Department of Environmental Sciences, University of Virginia, PO Box 400123, Charlottesville, Virginia 24151, USA.
Nature. 2012 Sep 27;489(7417):550-3. doi: 10.1038/nature11440.
About half of annual marine carbon burial takes place in shallow water ecosystems where geomorphic and ecological stability is driven by interactions between the flow of water, vegetation growth and sediment transport. Although the sensitivity of terrestrial and deep marine carbon pools to climate change has been studied for decades, there is little understanding of how coastal carbon accumulation rates will change and potentially feed back on climate. Here we develop a numerical model of salt marsh evolution, informed by recent measurements of productivity and decomposition, and demonstrate that competition between mineral sediment deposition and organic-matter accumulation determines the net impact of climate change on carbon accumulation in intertidal wetlands. We find that the direct impact of warming on soil carbon accumulation rates is more subtle than the impact of warming-driven sea level rise, although the impact of warming increases with increasing rates of sea level rise. Our simulations suggest that the net impact of climate change will be to increase carbon burial rates in the first half of the twenty-first century, but that carbon-climate feedbacks are likely to diminish over time.
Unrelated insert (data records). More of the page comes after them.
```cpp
static inline void wsplit_gemm(float w, int np, uint16_t& a, uint16_t& b, uint16_t& c3) {
    if (np == 2) { split2h(w, a, b); c3 = 0; }
    else split3(w, a, b, c3);
}
int upload_weights(hnet_ctx* c, const Blob& b) {
#define CK(expr)                                                                    \
    do {                                                                            \
        hipError_t e_ = (expr);                                                     \
        if (e_ != hipSuccess) {                                                     \
            fprintf(stderr, "hnet weights: %s: %s\n", #expr, hipGetErrorString(e_)); \
            return HNET_ERR_DEVICE;                                                 \
        }                                                                           \
    } while (0)
    {
        auto fr = [](auto*& p) { if (p) (void)hipFree(p); p = nullptr; };
        for (int l = 0; l < 20; l++) { fr(c->patch_frag[l]); fr(c->conv_w[l]); fr(c->conv_b[l]); fr(c->conv_w16[l]); fr(c->conv_wfrag[l]); fr(c->chain_w[l]); }
        for (int k = 0; k < 3; k++) { fr(c->fc_w[k]); fr(c->fc_b[k]); }
        fr(c->s2_frag[0]); fr(c->s2_frag[3]); fr(c->b30_frag); fr(c->b40_frag); fr(c->b41_frag); fr(c->w1_16); fr(c->b3f_w1); fr(c->b42_w2); fr(c->b42_w3);
        fr(c->w1); fr(c->b1); fr(c->w2); fr(c->b2);
    }
    for (int l = 0; l < 20; l++) {
        const ConvDesc& d = kConvs[l];
        const std::string pre = std::string(d.block == 4 ? "model_last_block_list.0." : "model_part1.") + d.name + ".0.";
        const Tensor* w = b.find(pre + "weight", {(uint32_t)d.cout, (uint32_t)d.cin, (uint32_t)d.ks, (uint32_t)d.ks});
        const Tensor* bi = b.find(pre + "bias", {(uint32_t)d.cout});
        if (!w || !bi) return HNET_ERR_BAD_WEIGHTS;
        if (c->s3 && c->n_planes == 2 && chain_layer(l)) {
            std::vector<uint16_t> fr;
            if (!chain_pack_weights(l, w->data, fr)) return HNET_ERR_BAD_WEIGHTS;
            CK(upload(&c->chain_w[l], fr));
        }
        if (c->s3 && l == 13) {
            std::vector<uint16_t> fr((size_t)5 * 3 * 64 * 8, 0);
            for (int ln = 0; ln < 64; ln++) {
                const int n = ln & 15, gg = ln >> 4, dx = n >> 3, co = n & 7;
                for (int e = 0; e < 4; e++) {
                    const int kk = 4 * gg + e, kw = (kk >> 1) - dx, ci = kk & 1;
                    if (kw < 0 || kw >= 7) continue;
                    uint16_t sp[3];
                    wsplit_np(w->data[(((size_t)co * 2 + ci) * 7 + 6) * 7 + kw], c->n_planes, sp[0], sp[1], sp[2]);
                    for (int pl = 0; pl < 3; pl++) fr[(((size_t)4 * 3 + pl) * 64 + ln) * 8 + e] = sp[pl];
                }
            }
            for (int st = 0; st < 4; st++)
                for (int ln = 0; ln < 64; ln++) {
                    const int n = ln & 15, gg = ln >> 4, kh = 2 * st + (gg >> 1);
                    if (kh >= 7) continue;
                    const int dx = n >> 3, co = n & 7;
                    for (int j = 0; j < 8; j++) {
                        const int kk = 8 * (gg & 1) + j, kw = (kk >> 1) - dx, ci = kk & 1;
                        if (kw < 0 || kw >= 7) continue;
                        uint16_t sp[3];
                        wsplit_np(w->data[(((size_t)co * 2 + ci) * 7 + kh) * 7 + kw], c->n_planes, sp[0], sp[1], sp[2]);
                        for (int pl = 0; pl < 3; pl++) fr[(((size_t)st * 3 + pl) * 64 + ln) * 8 + j] = sp[pl];
                    }
                }
            CK(upload(&c->b40_frag, fr));
        }
        if (c->s3 && l == 7) {
            std::vector<uint16_t> fr((size_t)7 * 3 * 64 * 8, 0);
            for (int kh = 0; kh < 7; kh++)
                for (int ln = 0; ln < 64; ln++) {
                    const int n = ln & 31, hh = ln >> 5, dx = n >> 4, co = n & 15;
                    for (int j = 0; j < 8; j++) {
                        const int kk = 8 * hh + j, kw = (kk >> 1) - dx, ci = kk & 1;
                        if (kw < 0 || kw >= 7) continue;
                        uint16_t sp[3];
                        wsplit_np(w->data[(((size_t)co * 2 + ci) * 7 + kh) * 7 + kw], c->n_planes, sp[0], sp[1], sp[2]);
                        for (int pl = 0; pl < 3; pl++) fr[(((size_t)kh * 3 + pl) * 64 + ln) * 8 + j] = sp[pl];
                    }
                }
            CK(upload(&c->b30_frag, fr));
            c->b30_s3 = true;
        }
        if (c->s3 && l == 8 && c->n_planes == 2) {
            std::vector<uint16_t> f2((size_t)2 * 13 * 2 * 64 * 8, 0);
            for (int nt = 0; nt < 2; nt++)
                for (int st = 0; st < 13; st++)
                    for (int ln = 0; ln < 64; ln++) {
                        const int co = 16 * nt + (ln & 15), gg = ln >> 4, t = 2 * st + (gg >> 1);
                        if (t >= 25) continue;
                        const int kh = t / 5, kw = t % 5;
                        for (int j = 0; j < 8; j++) {
                            const int ci = 8 * (gg & 1) + j;
                            uint16_t a0, a1;
                            split2h(w->data[(((size_t)co * 16 + ci) * 5 + kh) * 5 + kw], a0, a1);
                            f2[((((size_t)nt * 13 + st) * 2 + 0) * 64 + ln) * 8 + j] = a0;
                            f2[((((size_t)nt * 13 + st) * 2 + 1) * 64 + ln) * 8 + j] = a1;
                        }
                    }
            CK(upload(&c->b3f_w1, f2));
        }
        if (c->s3 && (l == 15 || l == 16) && c->n_planes == 2) {
            const int nnt = d.cout / 16, nst = l == 15 ? 5 : 9;
            std::vector<uint16_t> f2((size_t)nnt * nst * 2 * 64 * 8, 0);
            for (int nt = 0; nt < nnt; nt++)
                for (int st = 0; st < nst; st++)
                    for (int ln = 0; ln < 64; ln++) {
                        const int co = 16 * nt + (ln & 15), gg = ln >> 4;
                        const int t = l == 15 ? 2 * st + (gg >> 1) : st;
                        if (t >= 9) continue;
                        const int kh = t / 3, kw = t % 3;
                        for (int j = 0; j < 8; j++) {
                            const int ci = l == 15 ? 8 * (gg & 1) + j : 8 * gg + j;
                            uint16_t a0, a1;
                            split2h(w->data[(((size_t)co * d.cin + ci) * 3 + kh) * 3 + kw], a0, a1);
                            f2[((((size_t)nt * nst + st) * 2 + 0) * 64 + ln) * 8 + j] = a0;
                            f2[((((size_t)nt * nst + st) * 2 + 1) * 64 + ln) * 8 + j] = a1;
                        }
                    }
            CK(upload(l == 15 ? &c->b42_w2 : &c->b42_w3, f2));
        }
        if (c->s3 && conv_is_first_s2(l)) {
            const int nt_n = d.cout / 16;
            std::vector<uint16_t> fr((size_t)nt_n * 4 * 3 * 64 * 8, 0);
            for (int nt = 0; nt < nt_n; nt++)
                for (int st = 0; st < 4; st++)
                    for (int ln = 0; ln < 64; ln++) {
                        const int co = nt * 16 + (ln & 15), gg = ln >> 4, kh = 2 * st + (gg >> 1);
                        if (kh >= 7) continue;
                        for (int j = 0; j < 8; j++) {
                            const int kw = 4 * (gg & 1) + (j >> 1), ci = j & 1;
                            if (kw >= 7) continue;
                            uint16_t sp[3];
                            wsplit_np(w->data[(((size_t)co * 2 + ci) * 7 + kh) * 7 + kw], c->n_planes, sp[0], sp[1], sp[2]);
                            for (int pl = 0; pl < 3; pl++) fr[((((size_t)nt * 4 + st) * 3 + pl) * 64 + ln) * 8 + j] = sp[pl];
                        }
                    }
            CK(upload(&c->s2_frag[l], fr));
            c->first_s2 = true;
        }
        if (c->s3 && conv_is_patch32_layer(l)) {
            std::vector<uint16_t> fr((size_t)4 * 9 * 3 * 64 * 8, 0);
            for (int nt = 0; nt < 4; nt++)
                for (int st = 0; st < 9; st++)
                    for (int ln = 0; ln < 64; ln++) {
                        const int n = nt * 16 + (ln & 15), gg = ln >> 4, kh = st / 3, kw = st % 3;
                        for (int j = 0; j < 8; j++) {
                            const int ci = 8 * gg + j;
                            uint16_t sp[3];
                            wsplit_np(w->data[(((size_t)n * 32 + ci) * 3 + kh) * 3 + kw], c->n_planes, sp[0], sp[1], sp[2]);
                            for (int pl = 0; pl < 3; pl++) fr[((((size_t)nt * 9 + st) * 3 + pl) * 64 + ln) * 8 + j] = sp[pl];
                        }
                    }
            CK(upload(&c->patch_frag[l], fr));
        }
        if (c->s3 && conv_is_patch_layer(l)) {
            const int ks = d.ks, nstep = (ks * ks + 1) / 2;
            std::vector<uint16_t> fr((size_t)2 * nstep * 3 * 64 * 8, 0);
            for (int nt = 0; nt < 2; nt++)
                for (int st = 0; st < nstep; st++)
                    for (int ln = 0; ln < 64; ln++) {
                        const int n = nt * 16 + (ln & 15), gg = ln >> 4, t = 2 * st + (gg >> 1);
                        if (t >= ks * ks) continue;
                        const int kh = t / ks, kw = t % ks;
                        for (int j = 0; j < 8; j++) {
                            const int ci = 8 * (gg & 1) + (((gg & 1) && !c->patch_b128) ? (j + 4) % 8 : j);
                            uint16_t sp[3];
                            wsplit_np(w->data[(((size_t)n * 16 + ci) * ks + kh) * ks + kw], c->n_planes, sp[0], sp[1], sp[2]);
                            for (int pl = 0; pl < 3; pl++) fr[((((size_t)nt * nstep + st) * 3 + pl) * 64 + ln) * 8 + j] = sp[pl];
                        }
                    }
            CK(upload(&c->patch_frag[l], fr));
        }
        if (conv_is_first_direct(l)) CK(upload(&c->conv_w[l], pack_first_weights(w->data, d.cout)));
        else {
            const std::vector<float> packed = pack_conv(w->data, d, conv_padded_k(l));
            CK(upload(&c->conv_w[l], packed));
            if (c->s3 && l == 14) {
                std::vector<uint16_t> fr((size_t)7 * 3 * 64 * 8, 0);
                for (int st = 0; st < 7; st++)
                    for (int ln = 0; ln < 64; ln++) {
                        const int n = ln & 15, gg = ln >> 4, t = c->n_planes == 2 ? b41_tap(st, gg) : 4 * st + gg;
                        if (t < 0 || t >= 25) continue;
                        const int kh = t / 5, kw = t % 5;
                        for (int j = 0; j < 8; j++) {
                            const int ci = (c->n_planes != 2 && (gg & 1)) ? (j + 4) % 8 : j;
                            uint16_t sp[3];
                            wsplit_np(w->data[(((size_t)n * 8 + ci) * 5 + kh) * 5 + kw], c->n_planes, sp[0], sp[1], sp[2]);
                            for (int pl = 0; pl < 3; pl++) fr[(((size_t)st * 3 + pl) * 64 + ln) * 8 + j] = sp[pl];
                        }
                    }
                CK(upload(&c->b41_frag, fr));
            }
            if (c->s3 && conv_is_s3_layer(l)) {
                std::vector<uint16_t> pl(packed.size() * 3);
                for (size_t i = 0; i < packed.size(); i++)
                    wsplit_gemm(packed[i], c->n_planes, pl[i], pl[packed.size() + i], pl[2 * packed.size() + i]);
                CK(upload(&c->conv_w16[l], pl));
            }
            if (c->n_planes == 2 && conv_region_layer(l)) {
                const int ntap = d.ks * d.ks, ntap_pad = conv_region_taps_padded(l), nchunk = d.cin / 64;
                std::vector<uint16_t> fr((size_t)(d.cout / 16) * nchunk * ntap_pad * 2 * 2 * 64 * 8, 0);
                for (int nt = 0; nt < d.cout / 16; nt++)
                    for (int cc = 0; cc < nchunk; cc++)
                        for (int t = 0; t < ntap; t++)
                            for (int st = 0; st < 2; st++)
                                for (int ln = 0; ln < 64; ln++)
                                    for (int e = 0; e < 8; e++) {
                                        const int n = nt * 16 + (ln & 15), ci = 64 * cc + 32 * st + 8 * (ln >> 4) + e;
                                        uint16_t sp[3];
                                        wsplit_gemm(w->data[(((size_t)n * d.cin + ci) * d.ks + t / d.ks) * d.ks + t % d.ks], 2, sp[0], sp[1], sp[2]);
                                        const size_t base = ((((size_t)(nt * nchunk + cc) * ntap_pad + t) * 2 + st) * 2) * 64 * 8;
                                        fr[base + (size_t)ln * 8 + e] = sp[0];
                                        fr[base + 64 * 8 + (size_t)ln * 8 + e] = sp[1];
                                    }
                CK(upload(&c->conv_wfrag[l], fr));
            }
        }
        CK(upload(&c->conv_b[l], std::vector<float>(bi->data, bi->data + d.cout)));
    }
    for (int k = 0; k < 3; k++) {
        const std::string pre = "model_part1.fc_block_" + std::to_string(k + 1) + ".";
        const Tensor* w = b.find(pre + "weight", {8, 5120});
        const Tensor* bi = b.find(pre + "bias", {8});
        if (!w || !bi) return HNET_ERR_BAD_WEIGHTS;
        CK(upload(&c->fc_w[k], permute_fc(w->data, 8)));
        CK(upload(&c->fc_b[k], std::vector<float>(bi->data, bi->data + 8)));
    }
    {
        static const char* heads[2] = {"fc_block_4_mean", "fc_block_4_uncertainty"};
        std::vector<float> w1, b1, w2, b2;
        for (int h = 0; h < 2; h++) {
            const std::string pre = std::string("model_last_block_list.0.") + heads[h] + ".";
            const Tensor* tw1 = b.find(pre + "1.weight", {256, 5120});
            const Tensor* tb1 = b.find(pre + "1.bias", {256});
            const Tensor* tw2 = b.find(pre + "4.weight", {8, 256});
            const Tensor* tb2 = b.find(pre + "4.bias", {8});
            if (!tw1 || !tb1 || !tw2 || !tb2) return HNET_ERR_BAD_WEIGHTS;
            std::vector<float> p = permute_fc(tw1->data, 256);
            w1.insert(w1.end(), p.begin(), p.end());
            b1.insert(b1.end(), tb1->data, tb1->data + 256);
            w2.insert(w2.end(), tw2->data, tw2->data + 8 * 256);
            b2.insert(b2.end(), tb2->data, tb2->data + 8);
        }
        CK(upload(&c->w1, w1)); CK(upload(&c->b1, b1)); CK(upload(&c->w2, w2)); CK(upload(&c->b2, b2));
        c->w1_feat_scale = 1.0f;
        if (c->s3) {
            int e = 0;
            if (c->n_planes == 2) {
                float m = 0.f;
                for (float v : w1) m = std::max(m, std::fabs(v));
                if (m > 0.f && m < 0x1p-15f) e = std::min(-7 - std::ilogb(m), 24);
            }
            const float up = std::ldexp(1.0f, e);
            c->w1_feat_scale = std::ldexp(1.0f, -e);
            std::vector<uint16_t> pl(w1.size() * 3);
            for (size_t i = 0; i < w1.size(); i++) wsplit_gemm(w1[i] * up, c->n_planes, pl[i], pl[w1.size() + i], pl[2 * w1.size() + i]);
            CK(upload(&c->w1_16, pl));
        }
    }

    return HNET_OK;
#undef CK
}

}
```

大约有一半的年度海洋碳埋存量发生在浅海生态系统中,这些生态系统的地貌和生态稳定性是由水的流动、植被生长和沉积物输运之间的相互作用驱动的。尽管陆地和深海碳库对气候变化的敏感性已经研究了几十年,但人们对沿海碳积累率将如何变化以及对气候可能产生的潜在反馈仍知之甚少。在这里,我们开发了一个盐沼演化的数值模型,该模型是基于最近对生产力和分解的测量结果得出的,并证明了矿物质沉积物沉积和有机物质积累之间的竞争决定了气候变化对潮间带湿地碳积累的净影响。我们发现,变暖对土壤碳积累速率的直接影响比由海平面上升驱动的变暖影响更为微妙,尽管变暖的影响随着海平面上升速率的增加而增加。我们的模拟表明,在二十一世纪的前半叶,气候变化的净影响将增加碳埋藏率,但随着时间的推移,碳-气候反馈可能会减弱。